During the googling for info on these, I did find a Polaroid Pixie one with 3mp but can't seem to find a European or Irish supplier (online or shop).  There was also some disney "Cars" and "Pirates of the Carribean" ones but they don't look as robust and not sure of the mega pixels.  Anyone else with any experience on these?

Thanks


----------



## noname (4 Dec 2007)

I was also thinking about getting a camera for my niece, like yourself I found the low mp a cause for concern. I did find an "underwater digital camera that looked pretty childproof. (the camera was in a plastic case)

I cant remember the cost & I think it was on www.iwantoneofthose.com

_ i cant get that site in work, but I will have a look when I get home.


----------



## redracer (4 Dec 2007)

Hi Noname, thanks for that.  I had a look at that website and saw a waterproof one which looks a bit tougher than the normal alright.  I also found one from Olympus - Stylus 770 (near €300) which is shockproof and waterproof.  

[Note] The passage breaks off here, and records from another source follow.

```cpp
int sn_profile_enable(sn_ctx *c, int on)
{
    if (!c) return fail(SN_ERR_ARG, "null context");
    int rc = prof_drain(c);
    c->prof_on = on != 0;
    return rc;
}
int sn_profile_reset(sn_ctx *c)
{
    if (!c) return fail(SN_ERR_ARG, "null context");
    int rc = prof_drain(c);
    for (auto &st : c->prof_stats) { st.ms = 0; st.launches = 0; st.flops = 0; st.bytes = 0; }
    return rc;
}
int sn_profile_count(sn_ctx *c)
{
    if (!c) return fail(SN_ERR_ARG, "null context");
    if (prof_drain(c) != SN_OK) return SN_ERR_HIP;
    return (int)c->prof_stats.size();
}
int sn_profile_get(sn_ctx *c, int idx, char *name, int name_cap, double *ms_total, int64_t *launches, double *flops, double *bytes)
// ... 16 lines not shown
```

surfacenet_amd/csrc/sn_internal.h:

```cpp
#pragma once
#include <hip/hip_runtime.h>
#include <dlfcn.h>

#include <algorithm>
#include <chrono>
#include <cmath>
#include <condition_variable>
#include <memory>
#include <mutex>
#include <thread>
#include <type_traits>
#include <cstdarg>
#include <cstdio>
#include <cstring>
#include <map>
#include <string>
#include <vector>

#include "../../include/surfacenet_hip.h"
#include "conv3d_mfma.h"
#include "cvc_warp.h"
#include "elementwise.h"

using namespace sn;

inline thread_local std::string g_err;

static int fail(int code, const char *fmt, ...)
{
    char buf[1024];
    va_list ap;
    va_start(ap, fmt);
    vsnprintf(buf, sizeof buf, fmt, ap);
    va_end(ap);
    g_err = buf;
    return code;
}

#define HIPCHK(expr)                                                                                       \
    do {                                                                                                   \
        hipError_t e_ = (expr);                                                                            \
        if (e_ != hipSuccess) return fail(SN_ERR_HIP, "%s failed: %s (%s:%d)", #expr, hipGetErrorString(e_), __FILE__, __LINE__); \
    } while (0)


static inline int round_up(int x, int m) { return (x + m - 1) / m * m; }


struct PackedConv {
    std::string name;
    int cin = 0, cout = 0, ks = 1, dil = 1, act = 0;
    int cin_p = 0;
    int nf = 0, nsplit = 1;
    int cs8max = 4, split = 0, k2d = 0;
    int bridge = 0;
    std::vector<unsigned char> slab_c8;
    long long wsplit_stride = 0;
    _Float16 *wpack = nullptr;
    float *scale = nullptr, *shift = nullptr;
    double macs_per_voxel = 0;
    std::vector<float> w_norm;
    _Float16 *side_frag = nullptr;
};

struct sn_ctx;
enum MxExp : unsigned char { MX_ACT, MX_CAT, MX_X0, MX_C4 };

struct Act { _Float16 *p; long long lo; long long code = 0; MxExp e8 = MX_ACT; };

struct SideFuse { const PackedConv *side; Act side_out; int side_cs, side_coff; Act pool_out; int pool_cs; };

struct ConvGeom {
    int ks, dil, k2d, nf, cs8max, split, osplit, epi;
    bool has_bridge;
    int (*launch)(sn_ctx *c, const PackedConv &L, Act in, int in_cs, Act out, int out_cs, int out_coff, int out_cp, float *out_f32, int B, int D, int DX, const SideFuse *sf);
    int nsplit(int cout) const { return ((cout + 15) / 16 + nf - 1) / nf; }
};

struct ConvEntry {
    const char *name; int cin, cout, act;
    ConvGeom k;
    int bridge;
    unsigned char in = 0, out = 0, pool_out = 0;
    const char *pool_tag = nullptr;
    bool up3 = false;
};
struct TensorSpec { _Float16 *sn_ctx::*buf; int level, ch; MxExp e8; int code; };
struct NetPlan {
    int split = -1, tail_m8 = 0, c4_m8 = 0;
    std::vector<ConvEntry> conv;
    std::vector<TensorSpec> tens;
    int (*pool)(sn_ctx *, const char *, Act, Act, int, int, int) = nullptr;
    int (*up3)(sn_ctx *, Act, Act, Act, Act, int, int, int) = nullptr;
};

struct ProfRec { int tag; hipEvent_t e0, e1; double flops, bytes; };
struct ProfStat { std::string name; double ms = 0; int64_t launches = 0; double flops = 0, bytes = 0; };

static inline const char *sn_ab_switch(const char *name)
{
#ifdef SN_DEBUG_HOOKS
    return getenv(name);
#else
    (void)name;
    return nullptr;
#endif
}

constexpr int CC_ERR_INPUT_FLAG = 2;
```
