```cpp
struct WaveLds {
  float dx[kMaxRad], dy[kMaxRad], dz[kMaxRad], r[kMaxRad], fc[kMaxRad];
  int sp[kMaxRad], j[kMaxRad];
  int ang[kMaxAng];
  float fca[kMaxAng];
  float row[kAevMax];
  float gd[3 * kMaxRad];
};

__device__ __forceinline__ void compact_neighbours(const AevParams& p, const AevArgs& a, int ii, int lane, WaveLds& L,
                                                   int& nrad, int& nang, bool& over) {
  const int i = a.ilist[ii];
  const float4 xi = a.xyzs[i];
  const int beg = a.nbr_off[ii];
  const int n = a.numneigh[ii];
  nrad = 0;
  nang = 0;
  over = false;
  for (int base = 0; base < n; base += 64) {
    const int q = base + lane;
    const bool valid = q < n;
    const int j = valid ? a.jlist[beg + q] : i;
    const float4 xj = a.xyzs[j];
    const float dx = xj.x - xi.x, dy = xj.y - xi.y, dz = xj.z - xi.z;
    const float r = sqrtf(dx * dx + dy * dy + dz * dz);
    const bool in_r = valid && (p.compat || r <= p.Rcr);
    const bool in_a = valid && r <= p.Rca;
    const unsigned long long mr = __ballot(in_r);
    const unsigned long long ma = __ballot(in_a);
    const int pos = nrad + lanes_below(mr);
    if (in_r && pos < kMaxRad) {
      L.dx[pos] = dx; L.dy[pos] = dy; L.dz[pos] = dz; L.r[pos] = r;
      L.fc[pos] = 0.5f * cosf(r * p.pi_over_Rcr) + 0.5f;
      L.sp[pos] = __float_as_int(xj.w);
      L.j[pos] = j;
    }
    const int posa = nang + lanes_below(ma);
    if (in_a && posa < kMaxAng && pos < kMaxRad) {
      L.ang[posa] = pos;
      L.fca[posa] = 0.5f * cosf(r * p.pi_over_Rca) + 0.5f;
    }
    nrad += __popcll(mr);
    nang += __popcll(ma);
  }
  if (nrad > kMaxRad) { nrad = kMaxRad; over = true; }
  if (nang > kMaxAng) { nang = kMaxAng; over = true; }
}

__global__ __launch_bounds__(64 * kWaves) void aev_forward_generic(AevParams p, AevArgs a) {
  __shared__ WaveLds lds[kWaves];
  const int wave = threadIdx.x >> 6, lane = threadIdx.x & 63;
  const int row = blockIdx.x * kWaves + wave;
  if (row >= a.nrows) return;
  const int ii = a.centre_of_row[row];
  if (ii < 0) return;
  WaveLds& L = lds[wave];
// ... 189 lines not shown
  return 0;
#endif
}

static int fast_kind(const AevParams& p) {
  if (p.nR != 16 || p.S > 8 || (p.aev_stride & 3) || !p.equi) return 0;
  {
    const float d = fabsf(p.dShfR), c0 = p.ShfR0 + 3.5f * p.dShfR, c1 = p.ShfR0 + 11.5f * p.dShfR;
    const float dmax = fmaxf(fmaxf(fabsf(p.Rcr - c0), fabsf(c0)), fmaxf(fabsf(p.Rcr - c1), fabsf(c1)));
    const float q = sqrtf(87.f / p.EtaR) - 3.5f * d;
    if (2.f * p.EtaR * dmax * d > 80.f || p.EtaR * 12.25f * d * d > 80.f || q <= 0.f || p.EtaR * q * q < 20.f) return 0;
  }
  if (p.nA == 8 && p.nZ == 4) return 1;
  if (p.nA == 4 && p.nZ == 8) return 2;
  return 0;
}

constexpr int kCapGrain = 64;
static int radial_cap(const AevParams& p, int max_numneigh) {
  int full = (max_numneigh + 63) / 64 * 64;
  if (full < 64) full = 64;
  if (p.compat || p.full_cap) return full;
  int est = (3 * max_numneigh + 3) / 4;
  if (est < 128) est = 128;
  est = (est + kCapGrain - 1) / kCapGrain * kCapGrain;
  return est < full ? est : full;
}

bool aev_fast_path(const AevParams& p, int max_numneigh) {
  if (!fast_kind(p)) return false;
  const int c = radial_cap(p, max_numneigh);
  return (size_t)fast_wave_floats(c, true) * 4 * kWavesB <= 160 * 1024 && (size_t)fast_wave_floats(c, false) * 4 * kWaves <= 160 * 1024;
}

static const char* waves_env() { return "ANI_AEV_WAVES_PER_CU"; }
template <typename K>
static int persistent_blocks(K kernel, int nrows, int waves_per_block, size_t lds_bytes) {
  static std::map<std::pair<const void*, size_t>, int> cache;
  static std::mutex mtx;
  int per_cu = 0;
  {
    std::lock_guard<std::mutex> lock(mtx);
    const auto key = std::make_pair((const void*)kernel, lds_bytes);
    const auto it = cache.find(key);
    if (it != cache.end()) per_cu = it->second;
    else {
      if (hipOccupancyMaxActiveBlocksPerMultiprocessor(&per_cu, kernel, 64 * waves_per_block, lds_bytes) != hipSuccess || per_cu < 1)
        per_cu = (int)((160 * 1024) / (lds_bytes ? lds_bytes : 1));
      cache[key] = per_cu;
    }
  }
  if (per_cu > 8) per_cu = 8;
  static const int forced = [] { const char* e = getenv(waves_env()); return e ? atoi(e) : 0; }();
  if (forced > 0 && forced * waves_per_block / 2 >= 1) per_cu = std::min(per_cu, std::max(1, forced / waves_per_block));
  if (per_cu < 1) per_cu = 1;
  const int need = (nrows + waves_per_block - 1) / waves_per_block;
  const int fit = device_num_cus() * per_cu;
  return need < fit ? need : fit;
}

template <typename K, typename... Extra>
static void launch_fast(K kernel, const AevParams& p, const AevArgs& a, int waves, size_t lds, int cap, int rowf, hipStream_t st,
                        Extra... extra) {
  note_launch_error(raise_dynamic_lds((const void*)kernel, 160 * 1024));
  hipLaunchKernelGGL(kernel, dim3(persistent_blocks(kernel, a.kcount, waves, lds)), dim3(64 * waves), lds, st, p, a, cap, rowf,
                     extra...);
}

int aev_compact_stride(const AevParams& p, int max_numneigh) {
  return aev_fast_path(p, max_numneigh) ? kMaxAng + radial_cap(p, max_numneigh) : 0;
}

void launch_nbr_compact(const AevParams& p, const AevArgs& a, int max_numneigh, hipStream_t st) {
  if (a.kcount <= 0 || !aev_fast_path(p, max_numneigh)) return;
  const int cap = radial_cap(p, max_numneigh);
  auto go = [&](auto kernel) {
    hipLaunchKernelGGL(kernel, dim3(persistent_blocks(kernel, a.kcount, kWavesC, 0)), dim3(64 * kWavesC), 0, st, p, a, cap);
  };
  if (max_numneigh <= 128) go(nbr_compact_kernel<2>);
  else if (max_numneigh <= 192) go(nbr_compact_kernel<3>);
  else go(nbr_compact_kernel<4>);
}

void launch_aev_forward(const AevParams& p, const AevArgs& a, int max_numneigh, hipStream_t st) {
  if (a.nrows <= 0) return;
  const dim3 grid((a.nrows + kWaves - 1) / kWaves), block(64 * kWaves);
  if (aev_fast_path(p, max_numneigh)) {
    if (a.kcount <= 0) return;
    const int cap = radial_cap(p, max_numneigh);
    const int rowf = (p.aev_stride + 63) / 64 * 64;
    const size_t lds = (size_t)fast_wave_floats_row(cap, false, rowf, p.S) * 4 * kWaves;
    const bool k1 = fast_kind(p) == 1, n2 = !p.compat;
    if (k1 && n2) launch_fast(aev_forward_fast<8, 4, 1>, p, a, kWaves, lds, cap, rowf, st);
    else if (k1) launch_fast(aev_forward_fast<8, 4, 3>, p, a, kWaves, lds, cap, rowf, st);
    else if (n2) launch_fast(aev_forward_fast<4, 8, 1>, p, a, kWaves, lds, cap, rowf, st);
    else launch_fast(aev_forward_fast<4, 8, 3>, p, a, kWaves, lds, cap, rowf, st);
  } else {
    hipLaunchKernelGGL(aev_forward_generic, grid, block, 0, st, p, a);
  }
}

bool launch_aev_forward_fused(const AevParams& p, const AevArgs& a, int max_numneigh, hipStream_t st) {
  if (a.nrows <= 0 || a.kcount <= 0 || !aev_fast_path(p, max_numneigh) || max_numneigh > 256) return false;
  const int cap = radial_cap(p, max_numneigh);
  const int rowf = (p.aev_stride + 63) / 64 * 64;
  const size_t lds = (size_t)fast_wave_floats_row(cap, false, rowf, p.S) * 4 * kWaves;
  const bool k1 = fast_kind(p) == 1;
  const int nch = max_numneigh <= 128 ? 2 : (max_numneigh <= 192 ? 3 : 4);
  if (k1) {
    if (nch == 2) launch_fast(aev_forward_fused<8, 4, 2>, p, a, kWaves, lds, cap, rowf, st);
    else if (nch == 3) launch_fast(aev_forward_fused<8, 4, 3>, p, a, kWaves, lds, cap, rowf, st);
    else launch_fast(aev_forward_fused<8, 4, 4>, p, a, kWaves, lds, cap, rowf, st);
  } else {
    if (nch == 2) launch_fast(aev_forward_fused<4, 8, 2>, p, a, kWaves, lds, cap, rowf, st);
    else if (nch == 3) launch_fast(aev_forward_fused<4, 8, 3>, p, a, kWaves, lds, cap, rowf, st);
    else launch_fast(aev_forward_fused<4, 8, 4>, p, a, kWaves, lds, cap, rowf, st);
  }
  return true;
}

bool launch_aev_backward(const AevParams& p, const AevArgs& a, int max_numneigh, hipStream_t st, const RepTab* rep, float* avir) {
  if (a.nrows <= 0) return true;
  RepTab rt{};
  if (rep) rt = *rep;
  const dim3 grid((a.nrows + kWaves - 1) / kWaves), block(64 * kWaves);
  if (aev_fast_path(p, max_numneigh)) {
    if (a.kcount <= 0) return true;
    const int cap = radial_cap(p, max_numneigh);
    const int rowf = (p.aev_stride + 63) / 64 * 64;
    const size_t lds = (size_t)bwd_wave_floats(cap, rowf, p.S, avir != nullptr) * 4 * kWavesB;
    const bool k1 = fast_kind(p) == 1, n2 = !p.compat, g1 = p.aev_stride <= 256;
#define ANI_BWD_CASE(NA, NZ, NCH, GR)                                                                              \
  do {                                                                                                             \
    if (avir) launch_fast(aev_backward_fast<NA, NZ, NCH, GR, true, float*>, p, a, kWavesB, lds, cap, rowf, st, rt, avir);  \
    else if (a.virial) launch_fast(aev_backward_fast<NA, NZ, NCH, GR, true>, p, a, kWavesB, lds, cap, rowf, st, rt);      \
    else launch_fast(aev_backward_fast<NA, NZ, NCH, GR, false>, p, a, kWavesB, lds, cap, rowf, st, rt);                   \
  } while (0)
    if (k1) {
      if (n2 && g1) ANI_BWD_CASE(8, 4, 1, 1);
      else if (n2) ANI_BWD_CASE(8, 4, 1, 4);
      else if (g1) ANI_BWD_CASE(8, 4, 3, 1);
      else ANI_BWD_CASE(8, 4, 3, 4);
    } else {
      if (n2 && g1) ANI_BWD_CASE(4, 8, 1, 1);
      else if (n2) ANI_BWD_CASE(4, 8, 1, 4);
      else if (g1) ANI_BWD_CASE(4, 8, 3, 1);
      else ANI_BWD_CASE(4, 8, 3, 4);
    }
#undef ANI_BWD_CASE
    return true;
  }
  if (avir) hipLaunchKernelGGL(aev_backward_generic<float*>, grid, block, 0, st, p, a, avir);
  else hipLaunchKernelGGL(aev_backward_generic<>, grid, block, 0, st, p, a);
  return false;
}

}
```

Before: 61.39.

## Precompute per-neighbour-count stream tables to drive AEV forward/backward kernels

Adds a one-time build of per-species-count descriptor and word tables, produced by a new kernel and stored on the handle. The fast AEV forward, fused and backward kernels can then stream precomputed work descriptors per centre, indexed by its radial and angular neighbour counts, instead of deriving them on the fly. The goal is to cut per-centre index and bucket setup work in the AEV hot path. In exchange it adds table memory, scalar loads per centre, more template instantiations, and a host-synchronised rebuild whenever the species mask changes. It only applies when S is 1 or 2, and in the backward kernel only on the single-group, single-chunk variants.

```diff
diff --git a/include/ani_hip.h b/include/ani_hip.h
--- a/include/ani_hip.h
+++ b/include/ani_hip.h
@@ -95,6 +95,15 @@
 const char* ani_last_mlp_kernel(const ani_handle* h);
 int ani_debug_get(ani_handle* h, ani_debug_view* out);
 int ani_debug_colmap(ani_handle* h, int* out);
+typedef struct ani_stream_tables_view {
+  int32_t species, bound, tuples;
+  int32_t builds;
+  int64_t words_bwd, words_fwd;
+  const void *d_words_bwd, *d_words_fwd;
+  double build_ms;
+} ani_stream_tables_view;
+int ani_debug_stream_tables(ani_handle* h, ani_stream_tables_view* view, int32_t* desc_bwd, uint32_t* words_bwd, int32_t* desc_fwd,
+                            uint32_t* words_fwd);
 int ani_debug_deviation_parts(ani_handle* h, const void** d_parts, int64_t* member_stride);
 
 int ani_set_option(ani_handle* h, const char* name, int value);
diff --git a/lammps-ani_amd/ani_hip.py b/lammps-ani_amd/ani_hip.py
--- a/lammps-ani_amd/ani_hip.py
+++ b/lammps-ani_amd/ani_hip.py
@@ -13,7 +13,7 @@
 
 EXPORTS = ["ani_create", "ani_destroy", "ani_last_error", "ani_num_models", "ani_use_num_models", "ani_num_species",
            "ani_aev_length", "ani_cutoff_radial", "ani_cutoff_angular", "ani_compute_full", "ani_compute_half",
-           "ani_compute_full_device", "ani_build_list_device", "ani_build_list", "ani_debug_list", "ani_debug_get", "ani_debug_read", "ani_debug_colmap", "ani_set_option", "ani_phase_timing", "ani_phase_times",
+           "ani_compute_full_device", "ani_build_list_device", "ani_build_list", "ani_debug_list", "ani_debug_get", "ani_debug_read", "ani_debug_colmap", "ani_debug_stream_tables", "ani_set_option", "ani_phase_timing", "ani_phase_times",
            "ani_trace_push", "ani_trace_pop", "ani_trace_mark", "ani_step_begin", "ani_step_ghosts_ready", "ani_step_finish",
            "ani_debug_fused_stamps", "ani_attach_comm", "ani_debug_fused_schedule", "ani_debug_fused_schedule_halves", "ani_last_mlp_kernel", "ani_host_register", "ani_host_unregister", "ani_set_ghost_fold", "ani_stage_ghost_fold",
            "ani_request_atom_virial", "ani_request_model_deviation", "ani_debug_deviation_parts",
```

However, I think I may go with the kid tough one as the ones above are adult cameras and would probably be too complicated for my ds at this stage (he's not yet 6) and he'd most likely get bored just listening to instructions or trying to figure them out ha.  What age is your niece?  Thanks for the input and if I find out anymore, I'll post here.  

Any more advice or recommendations?


----------



## DrMoriarty (4 Dec 2007)

eBay? 

You can construct a search to find only items that match certain criteria. The following returned 96 items:


> *Show only: Items in New Condition Show all*
> *Show only: Resolution: 2 Megapixels or more Show all*


----------



## redracer (5 Dec 2007)

Hi Dr thanks for your suggestion, I had already looked there but only found the fisher price ones under child's digital cameras. I am really looking to know if these are any use, how child friendly the sofware is and if there are any other better ones available - aside buy from US websites as Santa is under a strict time limit, ha.  Thanks again for taking the time to reply


----------



## noname (6 Dec 2007)

redracer said:


> What age is your niece?


 
She's 9, but I have moved away from the camera idea, I was in smiths last night & picked her up a "high school musical" bag with built in speakers & microphone, now I just need to find a cheap, easy to use MP3 player to go along with it (preferably with a traditional battery) - I have looked on e-bay already & have a bid in place, ther is also one in argos for about €15, any other Ideas.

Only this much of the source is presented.